# Forum Home Renovation Fences & Screens  Guidance on quote - seems OTT to me?

## unexpert

We need to replace the southern boundary fence.  Neighbours and I agree it needs to be done, about 40m of hardwood all rotting out. 
I've had trouble even getting people to show up for a quote (probably indicative of how busy fencers are around here). 
Anyway, the one guy who has shown up has quoted $6200 for the fence in treated pine.  Is it just me or is this ridiculous?  We are in Northern Sydney if it helps. 
The East - West line is basically flat, there is a drop between our property and the neighbours of a foot or so.  Good access to both yards.  Quote doesn't break down cost so I can't see if they've budgeted for any sleepers/retaining wall at all.  If this is the case, is the retaining bit to be split with the neighbours?  or are they supposed to pay for it.  Some of the fall is natural slope of land, some is where they have flattened out their yard. 
Please feel free to recommend fencers to me - we will need the front and other side done soonish, at our own cost (corner block).  
Cheers. 
ETA from memory we asked for a basic fence.  No lapping or capping (no need as we'll both have plantings either side and there is a studio blocking the view from their yard into ours and vice versa).

----------


## BaysideNana

I paid $75 per lineal metre for 1800mm double lapped and capped Treated Pine with steel posts set in concrete,  just on 2 years ago and recently was told the same contractor is still quoting the same price.  The height/type was an estate convenant so there was no choice, the ground was level so any retaining (as in your situation) would have been an additional cost.   
Btw, don't always take their no-show as an indication of how busy they are...I've been trying to get quotes from chippy/kitchen manufacturer/plumber/sparky/roofer/etc and they are all the same.  I've come to the conclusion that rather than say to the homeowner they don't want/need the job they just don't bother writing a quote, meanwhile the homeowner is left wondering!  One deck bloke quoted $6K...more than the next quote which to me says he doesn't want the job.  I would have much preferred him to tell me he wasn't interested as I realise not everyone wants to finish off someone else's botch up....in this case it was a previous owner who did the botch up job.   
Sorry, don't mean to sound like I'm tradie-bashing because I'm not, but it's frustrating to have to get 5-6 out to quote in the hope you 'might' get 1-2 written quotes from which to choose.  Otoh, I've met some nice tradies who have done the right thing and also quoted a reasonable price and naturally they've got the work, not always the cheapest quotes either.   
Hope this helps?

----------


## paddyjoy

> I've had trouble even getting people to show up for a quote (probably indicative of how busy fencers are around here). 
> Anyway, the one guy who has shown up has quoted $6200 for the fence in treated pine.  Is it just me or is this ridiculous?  We are in Northern Sydney if it helps.

  I had the same trouble in Sydney trying to get quotes, cheapest quote I could get from the big companies was $115/m for treated pine, 1800 high on level ground.

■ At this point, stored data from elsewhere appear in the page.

template <int MODEL> __host__ __device__ constexpr int colperm(int k) {
    constexpr int P[7][6] = {{0, 1, 2, 3, 4, 5}, {2, 0, 1, 3, 4, 5}, {2, 0, 1, 3, 4, 5}, {3, 1, 2, 0, 4, 5},
                             {4, 3, 0, 2, 1, 5}, {4, 3, 0, 2, 1, 5}, {5, 3, 1, 4, 2, 0}};
    return P[MODEL][k];
}

template <int MODEL> __device__ constexpr int comp_of_param(int j) {
    for (int c = 0; c < Model<MODEL>::NC; ++c)
        if (Model<MODEL>::dpos(c) == j) return c;
    return -1;
}

template <int N> __device__ inline double dotn(const double *a, const double *b) {
    double s = 0;
#pragma unroll
    for (int i = 0; i < N; ++i) s += a[i] * b[i];
    return s;
}
template <int N> __device__ inline double normn(const double *a) { return sqrt(dotn<N>(a, a)); }

__device__ inline double fast_rcp(double x) {
    double r = __builtin_amdgcn_rcp(x);
    r = fma(fma(-x, r, 1.0), r, r);
    r = fma(fma(-x, r, 1.0), r, r);
    return r;
}
__device__ inline double fast_sqrt_rsqrt(double x, double *rs) {
    double y = __builtin_amdgcn_rsq(x);
    double g = x * y, h = 0.5 * y;
    double r = fma(-h, g, 0.5);
    g = fma(g, r, g);
    h = fma(h, r, h);
    r = fma(-h, g, 0.5);
    g = fma(g, r, g);
    h = fma(h, r, h);
    *rs = h + h;
    return g;
}

#ifndef PNX_CF_FAST_EXP
#define PNX_CF_FAST_EXP 1
#endif
#ifndef PNX_CF_HINTS
#define PNX_CF_HINTS 1
#endif
#if PNX_CF_HINTS
#define PNX_LIKELY(x) __builtin_expect(!!(x), 1)
#else
#define PNX_LIKELY(x) (x)
#endif
__device__ inline double exp_fast(double x) {
#if PNX_CF_FAST_EXP
    const double k = __builtin_rint(x * 1.4426950408889634);
    double r = fma(k, -0.6931471805599453, x);
    r = fma(k, -2.3190468138462996e-17, r);
    const double r2 = r * r;
    double qe = 2.7630903490112654e-07;
    qe = fma(qe, r2, 2.480149103909504e-05);
    qe = fma(qe, r2, 0.0013888888945916382);
    qe = fma(qe, r2, 0.041666666666519754);
    qe = fma(qe, r2, 0.5000000000000012);
    double qo = 2.502232256764614e-08;
    qo = fma(qo, r2, 2.755751454582531e-06);
    qo = fma(qo, r2, 0.00019841269589115522);
    qo = fma(qo, r2, 0.008333333333455043);
    qo = fma(qo, r2, 0.16666666666666477);
    const double q = fma(r, qo, qe);
    return ldexp(fma(r, fma(r, q, 1.0), 1.0), __double2int_rz(k));
#else
    return exp(x);
#endif
}

template <int N, int RB> __device__ inline void qr_merge(double (&R)[N][N], double (&q)[N], double (&blk)[RB][N + 1]) {
#pragma unroll
    for (int k = 0; k < N; ++k) {
        double sig = 0;
#pragma unroll
        for (int r = 0; r < RB; ++r) sig += blk[r][k] * blk[r][k];
        if (sig > 0) {
            const double alpha = R[k][k];
            double rs;
            const double nrm = fast_sqrt_rsqrt(alpha * alpha + sig, &rs);
            const double beta = alpha <= 0 ? nrm : -nrm;
            const double v0 = alpha - beta;
            const double inv_v0 = copysign(fast_rcp(fabs(v0)), v0);
            const double tau = -v0 * (alpha <= 0 ? rs : -rs);
#pragma unroll
            for (int r = 0; r < RB; ++r) blk[r][k] *= inv_v0;
            R[k][k] = beta;
#pragma unroll
            for (int j = k + 1; j <= N; ++j) {
                double w = (j < N) ? R[k][j] : q[k];
#pragma unroll
                for (int r = 0; r < RB; ++r) w += blk[r][k] * blk[r][j];
                w *= tau;
                if (j < N)
                    R[k][j] -= w;
                else
                    q[k] -= w;
#pragma unroll
                for (int r = 0; r < RB; ++r) blk[r][j] -= w * blk[r][k];
            }
        }
    }
}

template <int N> __device__ inline void jacobi_svd(double (&W)[N][N], double (&V)[N][N]) {
#pragma unroll
    for (int i = 0; i < N; ++i)
#pragma unroll
        for (int j = 0; j < N; ++j) V[i][j] = (i == j) ? 1.0 : 0.0;
    if (N == 1) return;
    for (int sweep = 0; sweep < 30; ++sweep) {
        bool rotated = false;
#pragma unroll
        for (int p = 0; p < N - 1; ++p) {
#pragma unroll
            for (int q = p + 1; q < N; ++q) {
                double a = 0, b = 0, g = 0;
#pragma unroll
                for (int i = 0; i < N; ++i) {
                    a += W[i][p] * W[i][p];
                    b += W[i][q] * W[i][q];
                    g += W[i][p] * W[i][q];
                }
                const double g2 = g * g, ab = a * b;
                if (g2 > 1.0e-30 * ab) {
                    rotated = rotated || (g2 >= 1.0e-16 * ab);
                    const double num = b - a, den = 2.0 * g;
                    double rs;
                    const double hyp = fast_sqrt_rsqrt(num * num + den * den, &rs);
                    double t = fabs(den) * fast_rcp(fabs(num) + hyp);
                    t = ((num < 0) != (den < 0)) ? -t : t;
                    double c;
                    (void)fast_sqrt_rsqrt(1.0 + t * t, &c);
                    const double s = c * t;
#pragma unroll
                    for (int i = 0; i < N; ++i) {
                        const double wp = W[i][p], wq = W[i][q];
                        W[i][p] = c * wp - s * wq;
                        W[i][q] = s * wp + c * wq;
                        const double vp = V[i][p], vq = V[i][q];
                        V[i][p] = c * vp - s * vq;
                        V[i][q] = s * vp + c * vq;
                    }
                }
            }
        }
        if (!rotated) break;
    }
}

__device__ inline double strictly_feasible0(double x, double lb, double ub) {
    if (x <= lb) x = nextafter(lb, ub);
    if (x >= ub) x = nextafter(ub, lb);
    if (x < lb || x > ub) x = 0.5 * (lb + ub);
    return x;
}
__device__ inline double strictly_feasible_r(double x, double lb, double ub) {
    const double rstep = 1e-10;
    const double lower_dist = x - lb, upper_dist = ub - x;
    const double lt = rstep * fmax(1.0, fabs(lb)), ut = rstep * fmax(1.0, fabs(ub));
    int active = 0;
    if (isfinite(lb) && lower_dist <= fmin(upper_dist, lt)) active = -1;
    if (isfinite(ub) && upper_dist <= fmin(lower_dist, ut)) active = 1;
    if (active == -1) x = lb + lt;
    if (active == 1) x = ub - ut;
    if (x < lb || x > ub) x = 0.5 * (lb + ub);
    return x;
}

template <int N>
__device__ inline double step_size_to_bound(const double *x, const double *s, const double *lb, const double *ub,
                                            int *hits) {
    double steps[N];
    double mn = INFINITY;
#pragma unroll
    for (int i = 0; i < N; ++i) {
        const double num = (s[i] > 0) ? (ub[i] - x[i]) : (lb[i] - x[i]);
        steps[i] = (s[i] != 0) ? num / s[i] : INFINITY;
        mn = fmin(mn, steps[i]);
    }
    if (hits) {
#pragma unroll
        for (int i = 0; i < N; ++i) hits[i] = (steps[i] == mn) ? ((s[i] > 0) - (s[i] < 0)) : 0;
    }
    return mn;
}

template <int N> __device__ inline void rmul(const double (&R)[N][N], const double *s, double *out) {
#pragma unroll
    for (int i = 0; i < N; ++i) {
        double a = 0;
#pragma unroll
        for (int j = i; j < N; ++j) a += R[i][j] * s[j];
        out[i] = a;
    }
}

__device__ inline double minimize_quadratic_1d(double a, double b, double lb, double ub, double c, double &y) {
    double tb = lb, yb = lb * (a * lb + b) + c;
    const double yu = ub * (a * ub + b) + c;
    if (yu < yb) {
        yb = yu;
        tb = ub;
    }
    if (a != 0) {
        const double ext = -0.5 * b / a;
        if (lb < ext && ext < ub) {
            const double ye = ext * (a * ext + b) + c;
            if (ye < yb) {
                yb = ye;
                tb = ext;
            }
        }
    }
    y = yb;
    return tb;
}

template <int N>
__device__ inline double solve_lsq_trust_region(int m, const double *uf, const double *s, const double (&V)[N][N],
                                                double smax, double smin, double Delta, double initial_alpha,
                                                double *p) {
    double suf[N], t[N];
#pragma unroll
    for (int i = 0; i < N; ++i) suf[i] = s[i] * uf[i];
    const bool full_rank = (m >= N) && (smin > kEps * m * smax);
    if (full_rank) {
#pragma unroll
        for (int i = 0; i < N; ++i) t[i] = uf[i] / s[i];
#pragma unroll
        for (int i = 0; i < N; ++i) {
            double a = 0;
#pragma unroll
            for (int k = 0; k < N; ++k) a += V[i][k] * t[k];
            p[i] = -a;
        }
        if (normn<N>(p) <= Delta) return 0.0;
    }
    double alpha_upper = normn<N>(suf) / Delta;
    double alpha_lower = 0.0;
    auto phi_and_derivative = [&](double alpha, double &phi, double &phi_prime) {
        double pn2 = 0, sp = 0;
#pragma unroll
        for (int i = 0; i < N; ++i) {
            const double denom = s[i] * s[i] + alpha;
            const double q = suf[i] / denom;
            pn2 += q * q;
            sp += suf[i] * suf[i] / (denom * denom * denom);
        }
        const double p_norm = sqrt(pn2);
        phi = p_norm - Delta;
        phi_prime = -sp / p_norm;
    };
    double phi, phi_prime;
    if (full_rank) {
        phi_and_derivative(0.0, phi, phi_prime);
        alpha_lower = -phi / phi_prime;
    }
    double alpha;
    if (!full_rank && initial_alpha == 0)
        alpha = fmax(0.001 * alpha_upper, sqrt(alpha_lower * alpha_upper));
    else
        alpha = initial_alpha;
    for (int it = 0; it < 10; ++it) {
        if (alpha < alpha_lower || alpha > alpha_upper)
            alpha = fmax(0.001 * alpha_upper, sqrt(alpha_lower * alpha_upper));
        phi_and_derivative(alpha, phi, phi_prime);
        if (phi < 0) alpha_upper = alpha;
        const double ratio = phi / phi_prime;
        alpha_lower = fmax(alpha_lower, alpha - ratio);
        alpha -= (phi + Delta) * ratio / Delta;
        if (fabs(phi) < 0.01 * Delta) break;
    }
#pragma unroll
    for (int i = 0; i < N; ++i) t[i] = suf[i] / (s[i] * s[i] + alpha);
#pragma unroll
    for (int i = 0; i < N; ++i) {
        double a = 0;
#pragma unroll
        for (int k = 0; k < N; ++k) a += V[i][k] * t[k];
        p[i] = -a;
    }
    const double sc = Delta / normn<N>(p);
#pragma unroll
    for (int i = 0; i < N; ++i) p[i] *= sc;
    return alpha;
}

template <int N>
__device__ inline double select_step(const double *x, const double (&R2)[N][N], const double *g_h, double *p,
                                     double *p_h, const double *d, double Delta, const double *lb, const double *ub,
                                     double theta, double *step, double *step_h) {
    bool inb = true;
#pragma unroll
    for (int i = 0; i < N; ++i) {
        const double xp = x[i] + p[i];
        inb = inb && (xp >= lb[i]) && (xp <= ub[i]);
    }
    double t1[N], t2[N];
    if (inb) {
        rmul<N>(R2, p_h, t1);
        const double p_value = 0.5 * dotn<N>(t1, t1) + dotn<N>(p_h, g_h);
#pragma unroll
        for (int i = 0; i < N; ++i) {
            step[i] = p[i];
            step_h[i] = p_h[i];
        }
        return -p_value;
    }
    int hits[N];
    const double p_stride = step_size_to_bound<N>(x, p, lb, ub, hits);
    double r_h[N], r[N], xb[N];
#pragma unroll
    for (int i = 0; i < N; ++i) {
        r_h[i] = hits[i] ? -p_h[i] : p_h[i];
        r[i] = d[i] * r_h[i];
    }
#pragma unroll
    for (int i = 0; i < N; ++i) {
        p[i] *= p_stride;
        p_h[i] *= p_stride;
        xb[i] = x[i] + p[i];
    }
    double to_tr;
    {
        const double a = dotn<N>(r_h, r_h), b = dotn<N>(p_h, r_h), c = dotn<N>(p_h, p_h) - Delta * Delta;
        const double dd = sqrt(b * b - a * c);
        const double q = -(b + copysign(dd, b));
        const double ta = q / a, tb = c / q;
        to_tr = fmax(ta, tb);
    }
    double to_bound = step_size_to_bound<N>(xb, r, lb, ub, nullptr);
    double r_stride = fmin(to_bound, to_tr);
    double r_stride_l, r_stride_u;
    if (r_stride > 0) {
        r_stride_l = (1 - theta) * p_stride / r_stride;
        r_stride_u = (r_stride == to_bound) ? theta * to_bound : to_tr;
    } else {
        r_stride_l = 0;
        r_stride_u = -1;
    }
    double r_value;
    if (r_stride_l <= r_stride_u) {
        rmul<N>(R2, r_h, t1);
        rmul<N>(R2, p_h, t2);
        const double a = 0.5 * dotn<N>(t1, t1);
        const double b = dotn<N>(g_h, r_h) + dotn<N>(t2, t1);
        const double c = 0.5 * dotn<N>(t2, t2) + dotn<N>(g_h, p_h);
        r_stride = minimize_quadratic_1d(a, b, r_stride_l, r_stride_u, c, r_value);
#pragma unroll
        for (int i = 0; i < N; ++i) {
            r_h[i] = r_h[i] * r_stride + p_h[i];
            r[i] = r_h[i] * d[i];
        }
    } else
        r_value = INFINITY;
#pragma unroll
    for (int i = 0; i < N; ++i) {
        p[i] *= theta;
        p_h[i] *= theta;
    }
    rmul<N>(R2, p_h, t1);
    const double p_value = 0.5 * dotn<N>(t1, t1) + dotn<N>(p_h, g_h);

    double ag_h[N], ag[N];
#pragma unroll
    for (int i = 0; i < N; ++i) {
        ag_h[i] = -g_h[i];
        ag[i] = d[i] * ag_h[i];
    }
    to_tr = Delta / normn<N>(ag_h);
    to_bound = step_size_to_bound<N>(x, ag, lb, ub, nullptr);
    double ag_stride = (to_bound < to_tr) ? theta * to_bound : to_tr;
    double ag_value;
    {
        rmul<N>(R2, ag_h, t1);
        const double a = 0.5 * dotn<N>(t1, t1);
        const double b = dotn<N>(g_h, ag_h);
        ag_stride = minimize_quadratic_1d(a, b, 0.0, ag_stride, 0.0, ag_value);
    }
    if (p_value < r_value && p_value < ag_value) {
#pragma unroll
        for (int i = 0; i < N; ++i) {
            step[i] = p[i];
            step_h[i] = p_h[i];
        }
        return -p_value;
    } else if (r_value < p_value && r_value < ag_value) {
#pragma unroll
        for (int i = 0; i < N; ++i) {
            step[i] = r[i];
            step_h[i] = r_h[i];
        }
        return -r_value;
    } else {
#pragma unroll
        for (int i = 0; i < N; ++i) {
            step[i] = ag[i] * ag_stride;
            step_h[i] = ag_h[i] * ag_stride;
        }
        return -ag_value;
    }
}

enum LaneState : int { ST_IDLE = 0, ST_INIT = 1, ST_RUN = 2, ST_FINAL = 3 };

template <int N> struct Park {
    static constexpr int NR = N * (N + 1) / 2;
    static constexpr bool kParkV = (N <= 5);
    static constexpr int NV = kParkV ? N * N : 0;
    __host__ __device__ static constexpr int per_wave(int n_b) { return kWave * (((n_b + 1) & ~1) + NR + NV); }
};

#ifndef PNX_CF_WAVES_PER_SIMD
#define PNX_CF_WAVES_PER_SIMD 1
#endif
#ifndef PNX_CF_BLOCK_WAVES
#define PNX_CF_BLOCK_WAVES 4
#endif
template <int MODEL, int N, bool FD, bool PV, bool T1, bool STREAM = false>
__global__ void __launch_bounds__(64 * PNX_CF_BLOCK_WAVES, PNX_CF_WAVES_PER_SIMD) curvefit_kernel(const CurvefitArgs A) {
    using M = Model<MODEL>;
    using PK = Park<N>;
    constexpr int NALL = M::NALL;
    constexpr int NP = NALL + (T1 ? 1 : 0);
    constexpr int NC = M::NC;
    constexpr bool HASFIXED = (N != NP);
    static_assert(!(FD && HASFIXED), "finite-difference mode is only built without fixed parameters");
    auto CP = [](int k) constexpr { return (HASFIXED || k >= NALL) ? k : colperm<MODEL>(k); };

    extern __shared__ double smem[];
    const int n_b = A.n_b;
    double *bsh = smem;
    const int lane = threadIdx.x & (kWave - 1);
    const int wave = threadIdx.x / kWave;
    const bool use_w = A.use_sigma != 0;
    const double *wsh = smem + kMaxB;
    double *ytile = smem + (use_w ? 2 * kMaxB : kMaxB) + (size_t)wave * PK::per_wave(n_b);
    double *ysh = ytile + 2 * lane;
    double *rpark = ytile + (size_t)((n_b + 1) & ~1) * kWave + lane;
    double *vpark = rpark + (size_t)PK::NR * kWave;
    for (int i = threadIdx.x; i < n_b; i += blockDim.x) bsh[i] = A.b[i];
    if (use_w)
        for (int i = threadIdx.x; i < n_b; i += blockDim.x) smem[kMaxB + i] = A.w[i];
    __syncthreads();
    const bool dma_ok = ((reinterpret_cast<uintptr_t>(A.y) & 7) == 0);

    int state = ST_IDLE;
    long long vox = -1;
    unsigned long long ready_seen = 0;
    int pub = 0;
    auto publish = [&](bool all) {
        const int n_gran = (int)((A.n_vox + (1ll << A.granule_shift) - 1) >> A.granule_shift);
        int upto = pub;
        while (upto < n_gran && (all || !__ballot(state != ST_IDLE && (vox >> A.granule_shift) <= upto))) ++upto;
        if (upto == pub) return;
        __builtin_amdgcn_fence(__ATOMIC_RELEASE, "");
        const unsigned int n_waves = gridDim.x * (blockDim.x / kWave);
        if ((threadIdx.x & (kWave - 1)) == __ffsll((unsigned long long)__ballot(1)) - 1) {
            for (int g = pub; g < upto; ++g) {
                const unsigned int old = __hip_atomic_fetch_add(&A.ctl->done[g], 1u, __ATOMIC_ACQ_REL, __HIP_MEMORY_SCOPE_SYSTEM);
                if (old + 1 == n_waves) __hip_atomic_store(&A.host_flags[g], 1u, __ATOMIC_RELEASE, __HIP_MEMORY_SCOPE_SYSTEM);
            }
        }
        pub = upto;
    };
    double x[N], lb[N], ub[N];
    double pfull[NP];
    double g[N];
    double s[N], uf[N], R2[N][N], d[N], g_h[N];
    double Vreg[PK::kParkV ? 1 : N][PK::kParkV ? 1 : N];
    double smax = 0, smin = 0, theta = 0;
    double cost = 0, Delta = 0, alpha = 0;
    int nfev = 0, term = -99;
    bool first = false;
    double xn[N], step_h_norm = 0, step_norm = 0, predicted = 0;
    if (!PV) {
#pragma unroll
        for (int k = 0; k < N; ++k) {
            lb[k] = A.los[k];
            ub[k] = A.his[k];
        }
    }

I suggest you look in the local paper and find someone who lives close to you, they will have less travel time/overheads and might be able to do it cheaper for you. 
With the retaining wall, the person who alters the natural slope of the ground is responsible. So if they have cut into the ground to flatten it out then they are responsible for retaining your garden. However if it is only a foot or so it's probably best to just be neighbourly and split the full cost evenly, that's what I did with my neighbour. The cost of putting in some sleepers isn't going to be huge if you already have someone there building a 40m fence.

----------